How much does developing an MVP cost?
por Felipe Rebello
0 comentários

Working with digital products is pleasurably intensive, especially in a software agency that builds custom-made solutions. The amount of people I get to meet with innovative ideas and futuristic visions is unprecedented. It’s beautiful to see entrepreneurs willing to solve relevant problems locally or globally, in startups or large corporations; the ideas inspire me to do what I do and write this article.

After 11 years working with digital solutions (and the past two and a half with custom-made ones), the number one question I most get is “How much will it cost to build the MVP of my digital product?”. Have you ever asked yourself this question?

I had the same question in my mind nine years ago when I interviewed many software agencies to make my vision come true, and I wish I knew then what I am sharing with you today

The first question to ask yourself is ‘do you need custom software?‘. If your budget is limited, and you still need to validate the value proposition of your product, choosing bootstrap solutions might be a better way to go.

Once I had a customer who wanted to build a marketplace. When we started talking about a custom solution, he had already tested a simple MVP for about eight months. He made it himself with a combination of the many off-the-shelf software available nowadays.

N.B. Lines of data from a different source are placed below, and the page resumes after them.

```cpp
template <int M, int A, int NQ, bool ACCUM, bool WRITE_R, int THREADS>
__global__ void __launch_bounds__(THREADS) k_em_mix(GrpKernelArgs ga) {
    static_assert(M >= 4 && 2 * (M - 1) + 12 <= 32, "a wide group within one lane's run, rows out of one stream window");
    static_assert(A == 1 || A == 2, "wide groups");
    constexpr uint32_t WAVES = THREADS / 64, V = WAVES * kMixBv;
    constexpr uint32_t R5N = 1024u, R5V0 = R5N + 1u, R5T = R5V0 + V;
    constexpr uint32_t R6N = 4096u, R6V0 = R6N + 1u, R6T = R6V0 + V;
    constexpr uint32_t Y = 64u, Ys = 65u;
    if (ga.e.stop != nullptr && *ga.e.stop != 0u) return;
    extern __shared__ __align__(16) unsigned char lds_raw[];
    BAMM_PHASE(0);
    const EmKernelArgs& a = ga.e;
    const GrpGeom& g = ga.g;
    const uint32_t W = a.W, T = g.T, B = g.mixB;
    const uint32_t pad = 4u * NQ - B;
    const uint32_t rs5 = g.rowstride;
    float* sg5 = reinterpret_cast<float*>(lds_raw + g.off_sg);
    float* sg6 = reinterpret_cast<float*>(lds_raw + g.off_sg6);
    const float* s1_stage = reinterpret_cast<const float*>(lds_raw + g.off_s1);
    double* stat_lds = reinterpret_cast<double*>(lds_raw + g.off_stat);
    unsigned long long* cnt5 = reinterpret_cast<unsigned long long*>(lds_raw + g.off_ng);
    unsigned long long* cnt6 = reinterpret_cast<unsigned long long*>(lds_raw + g.off_ng6);
    unsigned long long* n1 = reinterpret_cast<unsigned long long*>(lds_raw + g.off_n1);
    unsigned long long* n1p = reinterpret_cast<unsigned long long*>(lds_raw + g.off_wave);
    const uint32_t n1c = ACCUM ? g.wave_bytes / (Y * 8u) : 0u;

    const int lane = threadIdx.x & 63;
    const uint32_t wave = __builtin_amdgcn_readfirstlane(threadIdx.x >> 6);
    const uint32_t total_waves = gridDim.x * WAVES;
    uint32_t t = blockIdx.x * WAVES + wave;
    MixSeq nxt{};
    if (t < a.sv.count) nxt = fetch_mix_seq(a.sv, ga.xrec, ga.lane_rec, t, lane);

    [[maybe_unused]] float q_fused = 0.0f;
    {
        float* s1w = reinterpret_cast<float*>(lds_raw + g.off_s1);
        const float* s1 = s1_stage;
        bool staged = false;
        if constexpr (ACCUM) {
            if (ga.fused) {
// ... 42 lines not shown
            __syncthreads();
        }
    }

    BAMM_PHASE(2);
    if constexpr (ACCUM) {
        const __attribute__((address_space(4))) GrpKernelArgs* kq =
            (const __attribute__((address_space(4))) GrpKernelArgs*)__builtin_amdgcn_kernarg_segment_ptr();
        asm volatile("" : "+s"(kq));
        if (kq->peer.world > 1u && *kq->peer.err != 0u) return;
    }
    const float q = (ACCUM && ga.fused) ? q_fused : *a.q;
    const float one_minus_q = 1.0f - q;
    const uint32_t lane_b = (uint32_t)lane / T, lane_t = (uint32_t)lane - lane_b * T;
    const bool lane_wide = lane_t >= B;
    const uint32_t lane_col0 = lane_wide ? 3u * B + 4u * (lane_t - B) : 3u * lane_t;
    const uint32_t vbase5 = R5V0 + wave * kMixBv, vbase6 = R6V0 + wave * kMixBv;
    const uint32_t sg5_base = lds_offset(sg5), sg6_base = lds_offset(sg6);

    uint32_t resident_fill = 0u;
#pragma unroll
    for (int c = 0; c < 4; c++)
        if (lane_col0 + (uint32_t)c < n1c) resident_fill |= Y << (7 * c);
    double llh_acc = 0.0, sumr_acc = 0.0;
    uint32_t seq_cnt = 0, last_LW1 = 0;
    float pos_i = 0.0f;
    float pos_m[M];
    constexpr bool kCacheSpec = M <= 7 || THREADS < 1024;
    [[maybe_unused]] int spec[kCacheSpec ? M : 1];
    [[maybe_unused]] uint32_t spec_LW1 = 0, spec_xw = 0xffffffffu;
#pragma unroll
    for (int m = 0; m < M; m++) pos_m[m] = 0.0f;
#pragma unroll
    for (int m = 0; m < (kCacheSpec ? M : 1); m++) spec[m] = -1;
    [[maybe_unused]] GrpLogEntry* my_log = nullptr;
    [[maybe_unused]] uint32_t nlog = 0;
    if constexpr (ACCUM)
        my_log = reinterpret_cast<GrpLogEntry*>(ga.fix_log) + (size_t)(blockIdx.x * WAVES + wave) * ga.fix_log_cap;

    for (; t < a.sv.count; t += total_waves) {
        const MixSeq cur = nxt;
        const __attribute__((address_space(4))) GrpKernelArgs* kp =
            (const __attribute__((address_space(4))) GrpKernelArgs*)__builtin_amdgcn_kernarg_segment_ptr();
        asm volatile("" : "+s"(kp));
        if (t + total_waves < a.sv.count) {
            SeqView sv2;
            sv2.words = nullptr; sv2.word_off = nullptr; sv2.len = kp->e.sv.len; sv2.pos_off = nullptr;
            sv2.exc_off = nullptr; sv2.exc = nullptr; sv2.mask = kp->e.sv.mask; sv2.idx = kp->e.sv.idx; sv2.count = a.sv.count;
            nxt = fetch_mix_seq(sv2, kp->xrec, kp->lane_rec, t + total_waves, lane);
        }
        const uint32_t seq = cur.seq;
        if (WRITE_R && (seq < a.seq_begin || seq >= a.seq_end)) continue;
        if (!cur.ok) continue;
        __builtin_amdgcn_s_setprio(0);
        const uint32_t L = __builtin_amdgcn_readfirstlane(cur.L);
        const uint32_t LW1 = L - W + 1u;
        const uint32_t p0 = (uint32_t)lane * M;

        const uint32_t X = cur.rec.x, yfix = cur.rec.y;
        const bool fix = (int)yfix < 0;
        const uint32_t xw = __builtin_amdgcn_readfirstlane(cur.xw);
        const uint32_t Bx = (xw >> 12) & 0xfu;
        const uint32_t xlo = xw & 0xfffu;
        const uint32_t nE = min(kMixNe, L - LW1);
        float fs[4] = {1.0f, 1.0f, 1.0f, 1.0f};
        const float* const sfix_now = (ACCUM && kp->fused) ? kp->s_block + (size_t)blockIdx.x * (W * Ys) : kp->e.s;
        if (fix) {
#pragma unroll
            for (int c = 0; c < 4; c++) {
                const uint32_t colc = min(lane_col0 + (uint32_t)c, W - 1u);
                fs[c] = sfix_now[__umul24(colc, Ys) + ((yfix >> (7 * c)) & 0x7fu)];
            }
        }
        auto slot_offsets = [&](int (&o)[M]) {
#pragma unroll
            for (int m = 0; m < M; m++) {
                const uint32_t k2 = p0 + m - xlo, k3 = p0 + m - LW1;
                o[m] = (p0 + m < LW1) ? -1 : 0;
                if (k2 < Bx) o[m] = (int)(1u + wave * kMixBv + k2);
                if (k3 < nE) o[m] = (int)(1u + wave * kMixBv + kMixBj + k3);
            }
        };
        uint32_t row5[M], row6[M];
        if constexpr (kCacheSpec) {
            if (LW1 != spec_LW1 || xw != spec_xw) {
                spec_LW1 = LW1; spec_xw = xw;
                slot_offsets(spec);
            }
#pragma unroll
            for (int m = 0; m < M; m++) {
                const bool stream = spec[m] < 0;
                row5[m] = stream ? ((X >> (2 * (M - 1 - m))) & 1023u) : R5N + (uint32_t)spec[m];
                row6[m] = stream ? ((X >> (2 * (M - 1 - m))) & 4095u) : R6N + (uint32_t)spec[m];
            }
        } else {
            int o[M];
            slot_offsets(o);
#pragma unroll
            for (int m = 0; m < M; m++) {
                const bool stream = o[m] < 0;
                row5[m] = stream ? ((X >> (2 * (M - 1 - m))) & 1023u) : R5N + (uint32_t)o[m];
                row6[m] = stream ? ((X >> (2 * (M - 1 - m))) & 4095u) : R6N + (uint32_t)o[m];
            }
        }
        if (fix) {
            const float f = ((fs[0] * fs[1]) * fs[2]) * fs[3];
            if (lane_wide) sg6[(vbase6 + lane_b) * A + (lane_t - B)] = f;
            else sg5[__umul24(vbase5 + lane_b, rs5) + pad + lane_t] = f;
        }
        wave_lds_sync();

        __builtin_amdgcn_s_setprio(2);
        float U[M];
        {
            uint32_t ra[M];
#pragma unroll
            for (int m = 0; m < M; m++) ra[m] = sg5_base + __umul24(row5[m], rs5 * 4u);
            float2 pr[M];
#pragma unroll
            for (int m = 0; m < M; m++) {
#ifdef BAMM_PLAIN_LDS
                if constexpr (A == 2) pr[m] = lds_load<float2>(sg6_base + row6[m] * 8u);
                else pr[m].x = lds_load<float>(sg6_base + row6[m] * 4u);
#else
                if constexpr (A == 2) asm volatile("ds_read_b64 %0, %1" : "=v"(pr[m]) : "v"(sg6_base + row6[m] * 8u));
                else asm volatile("ds_read_b32 %0, %1" : "=v"(pr[m].x) : "v"(sg6_base + row6[m] * 4u));
#endif
            }
            grp_chain<M, 3, NQ>(ra, U);
            lds_wait(pr);
            float w0[M];
#pragma unroll
// ... 39 lines not shown
                const uint32_t p = p0 + m;
                if (p < L) ro[L - 1u - p] = U[m];
            }
        }

        if (ACCUM) {
            __builtin_amdgcn_s_setprio(3);
            unsigned long long F[M], nz[M];
            uint32_t rad6[M], rad5[M];
            const uint32_t c5 = lds_offset(cnt5), c6 = lds_offset(cnt6);
#pragma unroll
            for (int m = 0; m < M; m++) {
                F[m] = to_fixed40_pre(U[m]);
                nz[m] = __ballot(F[m] != 0ull);
                rad6[m] = c6 + row6[m] * 8u;
                rad5[m] = c5 + row5[m] * 8u;
            }
            static_for<A>([&](auto wc) {
                constexpr int w = decltype(wc)::value;
                constexpr int off = (4 * w) % M;
#pragma unroll
                for (int m = 0; m < M; m++)
                    lds_add_u64_exec_big<(int)(w * R6T * 8u)>(rad6[m], F[(m + off) % M], nz[(m + off) % M]);
#pragma unroll
                for (int c = 0; c < 4; c++) {
                    const int idx = (c + off) % M;
                    F[idx] = wave_shl1_u64(F[idx]);
                    nz[idx] >>= 1;
                }
            });
            static_for<4 * NQ>([&](auto uc) {
// ... 7 lines not shown
                    for (int c = 0; c < 3; c++) {
                        const int idx = (c + off) % M;
                        F[idx] = wave_shl1_u64(F[idx]);
                        nz[idx] >>= 1;
                    }
                }
            });
            wave_lds_sync();
            unsigned long long acc = 0ull;
            if (fix) {
                unsigned long long* cell = lane_wide ? cnt6 + (size_t)(T - 1u - lane_t) * R6T + vbase6 + lane_b
                                                     : cnt5 + (size_t)(B - 1u - lane_t) * R5T + vbase5 + lane_b;
                acc = *cell;
                *cell = 0ull;
            }
            if (acc != 0ull) {
#pragma unroll
                for (int c = 0; c < 4; c++) {
                    const uint32_t yc = (yfix >> (7 * c)) & 0x7fu;
                    if (yc < Y && ((resident_fill >> (7 * c + 6)) & 1u) != 0u)
                        atomicAdd(&n1p[(lane_col0 + (uint32_t)c) * Y + yc], acc);
                }
            }
            const uint32_t ylog = yfix | resident_fill;
            const uint32_t code = lane_t | (ylog << 3);
            if ((~ylog & (Y | (Y << 7) | (Y << 14) | (Y << 21))) == 0u) acc = 0ull;
            const unsigned long long nzm = __ballot(acc != 0ull);
            if (acc != 0ull) {
                const uint32_t rank = __builtin_amdgcn_mbcnt_hi((uint32_t)(nzm >> 32), __builtin_amdgcn_mbcnt_lo((uint32_t)nzm, 0u));
                GrpLogEntry* const log_now = reinterpret_cast<GrpLogEntry*>(kp->fix_log) + (size_t)(blockIdx.x * WAVES + wave) * kp->fix_log_cap;
                grp_log_store(log_now, nlog + rank, acc, code);
            }
            nlog += (uint32_t)__builtin_popcountll(nzm);
            wave_lds_sync();
        }
    }

    lds_drain();
    BAMM_PHASE(3);
    __syncthreads();
    BAMM_PHASE(4);
    if (lane == 0) {
        stat_lds[wave * 3 + 0] = llh_acc;
// ... 131 lines not shown
```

It wasn’t perfect; it couldn’t perform as he dreamed or deliver all functionalities, but it was enough to validate his value proposition and attract VC investments. That put him closer to the next and desired step of having tailor-made software.

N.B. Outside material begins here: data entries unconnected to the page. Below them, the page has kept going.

constexpr int kBfLdsK = 2048;
template <int PER>
__global__ void __launch_bounds__(256) bounds_filter_kernel(
    const int* __restrict__ labels, float* __restrict__ ub, float* __restrict__ lb,
    const double* __restrict__ shift, const double* __restrict__ smax, long long n, double delta,
    long long* __restrict__ rlist, int* __restrict__ rcount, const int* __restrict__ mflag,
    long long* __restrict__ mrows, int* __restrict__ multi_count, const float* __restrict__ cc,
    const int* __restrict__ fidx, int nf, int k, int rec_on, int it_now, int it_lo,
    long long* __restrict__ mrows_b, int* __restrict__ count_b, float* __restrict__ corr,
    int* __restrict__ rec_count) {
  constexpr int kBoundsChunk = PER * 256;
  __shared__ int wsum[4], wsum_b[4];
  __shared__ int lbase[3];
  __shared__ double sf_s[65];
  __shared__ double sh_s[kBfLdsK];
  __shared__ float cm_s[kBfLdsK];
  const bool tab = k <= kBfLdsK;
  const int tid = threadIdx.x, lane = tid & 63, wv = tid >> 6;
  if (tid < nf) sf_s[tid] = shift[fidx[tid]];
  if (tab)
    for (int j = tid; j < k; j += 256) {
      sh_s[j] = shift[j];
      cm_s[j] = nf > 0 ? cc[(size_t)k * nf + j] : 0.0f;
    }
  __syncthreads();
  if (tid == 0) {
    double m = 0.0;
    for (int f = 0; f < nf; ++f) m = fmax(m, sf_s[f]);
    sf_s[nf] = m;
  }
  __syncthreads();
  const double sm = *smax;
  const long long c0 = (long long)blockIdx.x * kBoundsChunk;
  unsigned long long act = 0, rec = 0, recb = 0;
  constexpr int B = PER % 4 == 0 ? 4 : 1;
  for (int p0 = 0; p0 < PER; p0 += B) {
    int lv[B], mfv[B];
    float ubv[B], lbv[B];
    bool inb[B];
#pragma unroll
    for (int q = 0; q < B; ++q) {
      const long long i = c0 + (long long)(p0 + q) * 256 + tid;
      inb[q] = i < n;
      const long long ii = inb[q] ? i : 0;
      lv[q] = inb[q] ? labels[ii] : -1;
      if (corr && inb[q]) corr[ii] = 0.0f;
      ubv[q] = ub[ii];
      lbv[q] = lb[ii];
      mfv[q] = mflag[ii];
    }
    double shv[B];
    float cmv[B];
#pragma unroll
    for (int q = 0; q < B; ++q) {
      const int l = lv[q];
      if (tab) {
        shv[q] = l >= 0 ? sh_s[l] : 1e300;
        cmv[q] = l >= 0 ? cm_s[l] : 0.0f;
      } else {
        shv[q] = l >= 0 ? shift[l] : 1e300;
        cmv[q] = (l >= 0 && nf > 0) ? cc[(size_t)k * nf + l] : 0.0f;
      }
    }
#pragma unroll
    for (int q = 0; q < B; ++q) {
      if (!inb[q]) continue;
      const int p = p0 + q;
      const long long i = c0 + (long long)p * 256 + tid;
      const int l = lv[q];
      const double u = (double)ubv[q] + shv[q];
      auto wbound = [&](double lb0) -> double {
        double w = lb0 - sm;
        if (l >= 0 && nf > 0 && w > 0.0) {
          const double wc = fmin(w, fmax((double)cmv[q] - u, lb0 - sf_s[nf]));
          if (wc > 0.0 && wc * wc - u * u > delta * (1.0 + 1e-9) + 1e-30) {
            w = wc;
          } else {
            const float* cl = cc + (size_t)l * nf;
            if ((nf & 3) == 0) {
              for (int f = 0; f < nf; f += 4) {
                const float4 c4 = *reinterpret_cast<const float4*>(cl + f);
                w = fmin(w, fmax((double)c4.x - u, lb0 - sf_s[f]));
                w = fmin(w, fmax((double)c4.y - u, lb0 - sf_s[f + 1]));
                w = fmin(w, fmax((double)c4.z - u, lb0 - sf_s[f + 2]));
                w = fmin(w, fmax((double)c4.w - u, lb0 - sf_s[f + 3]));
              }
            } else {
              for (int f = 0; f < nf; ++f) w = fmin(w, fmax((double)cl[f] - u, lb0 - sf_s[f]));
            }
          }
        }
        return w;
      };
      const double w = wbound((double)lbv[q]);
      const bool holds = l >= 0 && w > 0.0 && w * w - u * u > delta * (1.0 + 1e-9) + 1e-30;
      if (!holds) {
        act |= 1ull << p;
      } else {
        ub[i] = (float)u * (1.0f + 0x1p-22f);
        lb[i] = (float)w * (1.0f - 0x1p-22f);
        if (mfv[q]) {
          if (rec_on && mfv[q] >= it_lo + 2 && mfv[q] <= it_now + 1) recb |= 1ull << p;
          else rec |= 1ull << p;
        }
      }
    }
  }
  const int mine = __popcll(act) | (__popcll(rec) << 16);
  const int mine_b = __popcll(recb);
  int incl = mine, incl_b = mine_b;
#pragma unroll
  for (int o = 1; o < 64; o <<= 1) {
    const int v = __shfl_up(incl, o, 64);
    const int vb = __shfl_up(incl_b, o, 64);
    if (lane >= o) {
      incl += v;
      incl_b += vb;
    }
  }
  if (lane == 63) {
    wsum[wv] = incl;
    wsum_b[wv] = incl_b;
  }
  __syncthreads();
  int before = 0, total = 0, before_b = 0, total_b = 0;
#pragma unroll
  for (int w2 = 0; w2 < 4; ++w2) {
    before += w2 < wv ? wsum[w2] : 0;
    total += wsum[w2];
    before_b += w2 < wv ? wsum_b[w2] : 0;
    total_b += wsum_b[w2];
  }
  if (tid < 4) {
    const int add = tid == 0 ? (total & 0xffff) : (tid == 2 ? total_b : (total >> 16));
    int* ctr = tid == 0 ? rcount : (tid == 1 ? multi_count : (tid == 2 ? count_b : rec_count));
    const int at = (add && ctr) ? atomicAdd(ctr, add) : 0;
    if (tid < 3) lbase[tid] = at;
  }
  __syncthreads();
  const int ex = before + incl - mine;
  int pos = lbase[0] + (ex & 0xffff);
  while (act) {
    const int p = __ffsll((long long)act) - 1;
    rlist[pos++] = c0 + (long long)p * 256 + tid;
    act &= act - 1;
  }
  int mpos = lbase[1] + (ex >> 16);
  while (rec) {
    const int p = __ffsll((long long)rec) - 1;
    mrows[mpos++] = c0 + (long long)p * 256 + tid;
    rec &= rec - 1;
  }
  int bpos = lbase[2] + before_b + incl_b - mine_b;
  while (recb) {
    const int p = __ffsll((long long)recb) - 1;
    mrows_b[bpos++] = c0 + (long long)p * 256 + tid;
    recb &= recb - 1;
  }
}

Ok, so you have passed through this first stage and have investments secured, what next? How can you plan financially for this investment? In other words, how can you know how much your MVP will cost?

To answer these questions, we need to perform a drastic mind-shift that is not intuitive. Let’s go step-by-step, and we’ll manage it. Sit in your chair and relax, breathe deeply and count to 3…ready? Ok, here we go: You have been asking the wrong question all this time. But don’t worry! Calm, it’s ok. A better question would be something like: “How much does the development team I need cost, and what value can they deliver in the shortest time?”

This paradigm shift can create confusion and tension during many conversations. And if, with this text, I can clarify why reframing your questions is so crucial for the success of your digital product, I made my day, even my month, perhaps my year.

Creating quality software requires a minimum development team. In soccer, for instance, there are 11 players on each team in the field; there are usually five people in a simple development team.

  • A project manager
  • A UX/UI designer
  • A front-end developer
  • A back-end developer
  • A tester

Of course, this is a simplified version. It can get as complex as a 15-people dev-team, but for the sake of learning, let’s keep it to the minimum. I wrote ‘development team I need‘ since each MVP might require different programming languages and other technologies, server configurations, APIs, and other specificities. For the sake of simplicity, let’s take out this variable from the formula. Our goal today is to understand why reframing your question is essential for forecasting the cost of your product. We won’t calculate exact costs here (we can happily do this privately if you need it).

Now, let’s compare the average monthly salaries for developers in a few different countries (I’m using the average of experience, in other words, the median of entry-level developers and senior ones). I’m using EUR and USD for simplicity and easy comparison.

Source: http://www.salaryexpert.com (I choose those countries based on my experience).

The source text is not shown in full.